# Who is permitted to teach Sunday school?



## therussellhome (Jul 3, 2022)

Should teaching Sunday school be reserved for Elders?

A question recently asked by @Barney got me thinking. I've seen discussions on who is permitted to lead the various parts of worship. And there have been many discussions about women teaching Sunday school. Are there Biblical principles generally or specifically within the RPW that should apply to Sunday school?


----------



## Kinghezy (Jul 3, 2022)

https://heidelblog.net/2022/03/on-the-role-of-women-in-the-church/ has some takes that I think I could summarize as:

Children's sunday school fits within the parental instruction and non-ordained christians (male & female) could lead
Adult sunday school
Generally would fall to "pastor, pastoral intern, or possibly an elder who is “apt to teach,” as a part of the special ministry of the word"
Minister may want "to include presentations over several weeks by members of the church [...] who have thought deeply about how their faith impacts some of the tough decisions they face in their professions every day.
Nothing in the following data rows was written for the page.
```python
@dataclass
class PageDetections:
    quads: np.ndarray
    texts: List[str]
    scores: np.ndarray
    det_scores: np.ndarray
    width: int = 0
    height: int = 0
    text_ids: Optional[np.ndarray] = None
# ... 56 lines not shown
        self.mark_params = dict(arch.MARK_PARAMS if mark_params is None else mark_params)
        self.page_orient = bool(page_orient)
        self.word_boxes = bool(word_boxes)
        self.space_id = self.charset.index(" ") if " " in self.charset else -1
        self.page_orient_params = dict(arch.PAGE_ORIENT_PARAMS if page_orient_params is None else page_orient_params)
        if self.angle_cls and not engine.cls_loaded:
            raise ValueError("angle_cls needs the orientation classifier's weights (Engine.load_cls)")
        if self.page_orient and not engine.cls_loaded:
            raise ValueError("page_orient needs the orientation classifier's weights (Engine.load_cls)")
        if self.page_orient and gather is not None:
            raise ValueError("page_orient does not run with a gather: a page's turn and its processed size stay on their rank")

    def preprocess(self, pages, enhance: bool = True, deskew: bool = False):
        b, h, w, _ = pages.shape
        nw, nh = get_optimal_size(w, h, self.max_dimension)
        x = pages if (nw, nh) == (w, h) else self.eng.resize_lanczos(pages, nh, nw)
        if deskew:
            x, self.last_skew_angles = self.eng.deskew(x)
        if self.binarize:
            return self.eng.binarize(x, adaptive=self.binarize == "adaptive")
        return self.eng.enhance(x, 1.2, 1.1) if enhance else x

    def detect(self, processed):
        b, h, w, _ = processed.shape
        prob = self.eng.det_forward(processed)
        return self.eng.det_postprocess(prob, h, w, **self.post)

    def recognize(self, processed, boxes, scores, counts) -> List[PageDetections]:
        return self.finish(self.submit_recognize(processed, boxes, scores, counts))[0]

# ... 239 lines not shown
```

Before: 1540 pages/sec.

## Fuse two-pass Lanczos resize with grayscale sum into one LDS-tiled kernel

```diff
diff --git a/include/lumina_ocr.h b/include/lumina_ocr.h
--- a/include/lumina_ocr.h
+++ b/include/lumina_ocr.h
@@ -65,6 +65,9 @@
                               int out_h, int out_w, void* stream);
 int lumina_ocr_enhance(lumina_ocr_t* h, const uint8_t* img_dev, int n, int height, int width, float contrast, float sharpness,
                        uint8_t* tmp_dev, uint8_t* out_dev, void* stream);
+int lumina_ocr_preprocess(lumina_ocr_t* h, const uint8_t* in_dev, int n, int height, int width, uint8_t* resized_dev, uint8_t* out_dev, int out_h,
+                          int out_w, float contrast, float sharpness, void* stream);
+int lumina_ocr_debug_preprocess_state(lumina_ocr_t* h, unsigned long long* sums_host, int n, int* resize_path);
 
 int lumina_ocr_binarize(lumina_ocr_t* h, const uint8_t* img_dev, int n, int height, int width, int adaptive, int threshold, uint8_t* out_dev,
                         void* stream);
diff --git a/ocr-system_amd/csrc/capi.hip b/ocr-system_amd/csrc/capi.hip
--- a/ocr-system_amd/csrc/capi.hip
+++ b/ocr-system_amd/csrc/capi.hip
@@ -122,6 +122,7 @@
     else if (!strcmp(key, "tail_group")) h->tail_group = value > 0 ? value : 0;
     else if (!strcmp(key, "svtr_f16")) h->svtr_f16 = value < 0 ? -1 : (value != 0);
     else if (!strcmp(key, "png_sub_batch_mb")) h->pd_sub_batch_mb = value > 0 ? value : 1;
+    else if (!strcmp(key, "resize_fused")) h->resize_fused = value != 0;
     else if (!strcmp(key, "conv2d_variant")) h->conv2d_variant = value < 0 || value > 2 ? 0 : value;
     else return locr_fail(h, "set_option: unknown key", key);
     return 0;
@@ -346,36 +347,54 @@
     return 0;
 }
 
+static int resize_run(lumina_ocr* h, const uint8_t* in_dev, int n, int height, int width, int channels, uint8_t* out_dev, int out_h, int out_w,
+                      unsigned long long* sums_dev, bool* sums_done, const uint8_t** result, hipStream_t st) {
+    *sums_done = false;
+    h->last_resize_path = 0;
+    const bool need_h = out_w != width, need_v = out_h != height;
+    const size_t out_bytes = (size_t)n * out_h * out_w * channels;
+    const size_t inter = need_h && need_v ? ((size_t)n * height * out_w * channels + 255) / 256 * 256 : 0;
+    lumina_ocr::Coeffs ch, cv;
+    if (need_h && get_coeffs(h, width, out_w, &ch)) return 1;
+    if (need_v && get_coeffs(h, height, out_h, &cv)) return 1;
+    ResampleHvPlan plan;
+    if (need_h && need_v && h->resize_fused) plan = resample_hv_plan(ch.ksize, ch.bounds_host->data(), cv.ksize, cv.bounds_host->data(), n, channels, out_h, out_w);
+    const size_t aux_bytes = (plan.ok ? 0 : inter) + (out_dev ? 0 : out_bytes);
+    if (aux_bytes && hip_rc(h, "resize_lanczos", h->aux.reserve(aux_bytes))) return 1;
+    if (!out_dev) out_dev = h->aux.get() + (plan.ok ? 0 : inter);
+    *result = out_dev;
+    if (!need_h && !need_v) {
+        return hip_rc(h, "resize_lanczos", hipMemcpyAsync(out_dev, in_dev, out_bytes, hipMemcpyDeviceToDevice, st));
+    }
+    if (plan.ok) {
+        if (hip_rc(h, "resize_lanczos", resample_hv_launch(plan, in_dev, out_dev, ch.bounds, ch.kk, ch.ksize, cv.bounds, cv.kk, cv.ksize, n, height, width,
+                                                           out_h, out_w, sums_dev, st))) return 1;
+        *sums_done = sums_dev != nullptr;
+        h->last_resize_path = 1;
+        return 0;
+    }
+    const uint8_t* src = in_dev;
+    int cur_w = width;
+    if (need_h) {
+        uint8_t* dst = need_v ? h->aux.get() : out_dev;
+        if (hip_rc(h, "resize_lanczos", resample_launch(src, dst, ch.bounds, ch.kk, ch.ksize, n, height, width, channels, out_w, 0, ch.bounds_host->data(), st))) return 1;
+        src = dst; cur_w = out_w;
+    }
+    if (need_v) {
+        if (hip_rc(h, "resize_lanczos", resample_launch(src, out_dev, cv.bounds, cv.kk, cv.ksize, n, height, cur_w, channels, out_h, 1, cv.bounds_host->data(), st))) return 1;
+    }
+    return 0;
+}
+
 int lumina_ocr_resize_lanczos(lumina_ocr_t* h, const uint8_t* in_dev, int n, int height, int width, int channels, uint8_t* out_dev,
                               int out_h, int out_w, void* stream) {
     if (!h || !in_dev || !out_dev || n <= 0 || height <= 0 || width <= 0 || out_h <= 0 || out_w <= 0 || channels <= 0)
         return locr_fail(h, "resize_lanczos", "bad arguments");
     BIND(h);
     API_TRY
-    hipStream_t st = (hipStream_t)stream;
-    const uint8_t* src = in_dev;
-    int cur_w = width;
-    const bool need_h = out_w != width, need_v = out_h != height;
-    if (!need_h && !need_v) {
-        return hip_rc(h, "resize_lanczos", hipMemcpyAsync(out_dev, in_dev, (size_t)n * height * width * channels, hipMemcpyDeviceToDevice, st));
-    }
-    if (need_h) {
-        lumina_ocr::Coeffs c;
-        if (get_coeffs(h, width, out_w, &c)) return 1;
-        uint8_t* dst = out_dev;
-        if (need_v) {
-            if (hip_rc(h, "resize_lanczos", h->aux.reserve((size_t)n * height * out_w * channels))) return 1;
-            dst = h->aux.get();
-        }
-        if (hip_rc(h, "resize_lanczos", resample_launch(src, dst, c.bounds, c.kk, c.ksize, n, height, width, channels, out_w, 0, c.bounds_host->data(), st))) return 1;
-        src = dst; cur_w = out_w;
-    }
-    if (need_v) {
-        lumina_ocr::Coeffs c;
-        if (get_coeffs(h, height, out_h, &c)) return 1;
-        if (hip_rc(h, "resize_lanczos", resample_launch(src, out_dev, c.bounds, c.kk, c.ksize, n, height, cur_w, channels, out_h, 1, c.bounds_host->data(), st))) return 1;
-    }
-    return 0;
+    bool sums_done;
+    const uint8_t* result;
+    return resize_run(h, in_dev, n, height, width, channels, out_dev, out_h, out_w, nullptr, &sums_done, &result, (hipStream_t)stream);
     API_CATCH(h)
 }
 
@@ -385,7 +404,36 @@
     BIND(h);
     if (hip_rc(h, "enhance", h->sums.reserve(sizeof(unsigned long long) * (size_t)n))) return 1;
     unsigned long long* sums = reinterpret_cast<unsigned long long*>(h->sums.get());
-    return hip_rc(h, "enhance", enhance_launch(img_dev, tmp_dev, out_dev, sums, n, height, width, contrast, sharpness, (hipStream_t)stream));
+    return hip_rc(h, "enhance", enhance_launch(img_dev, tmp_dev, out_dev, sums, false, n, height, width, contrast, sharpness, (hipStream_t)stream));
+}
+
+int lumina_ocr_preprocess(lumina_ocr_t* h, const uint8_t* in_dev, int n, int height, int width, uint8_t* resized_dev, uint8_t* out_dev, int out_h,
+                          int out_w, float contrast, float sharpness, void* stream) {
+    if (!h || !in_dev || !out_dev || n <= 0 || height <= 0 || width <= 0 || out_h <= 0 || out_w <= 0 || resized_dev == out_dev)
+        return locr_fail(h, "preprocess", "bad arguments");
+    BIND(h);
+    API_TRY
+    hipStream_t st = (hipStream_t)stream;
+    if (hip_rc(h, "preprocess", h->sums.reserve(sizeof(unsigned long long) * (size_t)n))) return 1;
+    unsigned long long* sums = reinterpret_cast<unsigned long long*>(h->sums.get());
+    const uint8_t* resized = in_dev;
+    bool sums_done = false;
+    if (out_h != height || out_w != width) {
+        if (hip_rc(h, "preprocess", hipMemsetAsync(sums, 0, sizeof(unsigned long long) * (size_t)n, st))) return 1;
+        if (resize_run(h, in_dev, n, height, width, 3, resized_dev, out_h, out_w, sums, &sums_done, &resized, st)) return 1;
+    }
+    return hip_rc(h, "preprocess", enhance_launch(resized, nullptr, out_dev, sums, sums_done, n, out_h, out_w, contrast, sharpness, st));
+    API_CATCH(h)
+}
+
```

(To reference one take, as I don't have a strong opinion in the matter.)


----------



## Edward (Jul 3, 2022)

Kinghezy said:


> Generally would fall to "pastor, pastoral intern, or possibly an elder who is “apt to teach,”


That can get you in a circle that can leave you with few teachers and no ruling elders if taken to extreme. 

Timothy 3:2 requires an elder to be able / apt / skillful in teaching (depending on your translation of choice). How can you qualify someone to be elder unless you observe his ability in this area? "Not an elder - you can't teach". "Can't show an ability to teach - you can't be an elder"


----------



## Jack K (Jul 3, 2022)

therussellhome said:


> Are there Biblical principles generally or specifically within the RPW that should apply to Sunday school?



Why do you figure the regulative principle applies to a class? Although a class may have an important function in the instruction/discipline work of the church, a class is not the same thing as a worship service.

As for who may teach a class, what's appropriate depends on so many variables that it's hard to give a succinct answer. I believe church-sponsored classes should have teachers appointed by the elders. This lets elders who are "on the ground" decide what's appropriate for each kind of class in each situation, and it lets them give whatever amount of direct oversight is warranted. In many cases, they may decide this means a pastor or elder should teach a particular class himself, but not necessarily in all cases.

Reactions: Like 3


----------



## NaphtaliPress (Jul 3, 2022)

Modern SS in individual churches evolved from the parachurch Sunday School movement of the mostly 19th century. It was cross denominational, and at least for presbyterians in the US, was one of the means the observance of holidays came to be re-embraced after centuries of rejecting the 'church calendar.' Before that at least in Scotland the presbyterian ministers lectured on each Lord's Day. In Glasgow, James Durham (d.1658) lectured in the AM service before the sermon. The Glasgow ministers each took a weekday to preach at the cathedral kirk and there was something called a lecture in the city where each minister lectured all week. Ministers catechized outside of the service during the week I think. You didn't have to worry about women teaching in the old order at least.

Reactions: Like 1


----------



## C. M. Sheffield (Jul 3, 2022)

therussellhome said:


> Should teaching Sunday school be reserved for Elders?


Not necessarily, but it should be limited to men who are gifted in teaching and exercising that gift under the authority of the elders of the church.

Reactions: Like 2


----------



## jwithnell (Jul 3, 2022)

NaphtaliPress said:


> Modern SS in individual churches evolved from the parachurch Sunday School movement of the mostly 19th century. It was cross denominational, and at least for presbyterians in the US, was one of the means the observance of holidays came to be re-embraced after centuries of rejecting the 'church calendar.'


May I ask about the Sunday school and holiday connection without getting to far afield of the op? The history certainly coincides but did one cause the other?


----------



## NaphtaliPress (Jul 4, 2022)

jwithnell said:


> May I ask about the Sunday school and holiday connection without getting to far afield of the op? The history certainly coincides but did one cause the other?


The fun party aspects of it came via the Sunday School and it in tandom with a liturgical movement in the PCUSA (northern church) pushed a return to holidays which culminated after c.1910?ish a new worship book with the church calendar. It took another 40 years for this to happen in the PCUS (southern church). The references and details should be in my bit on xmas in the PCUSA here (a link to the most up to date version is at the link for that article): https://www.naphtali.com/articles/

Reactions: Like 1


----------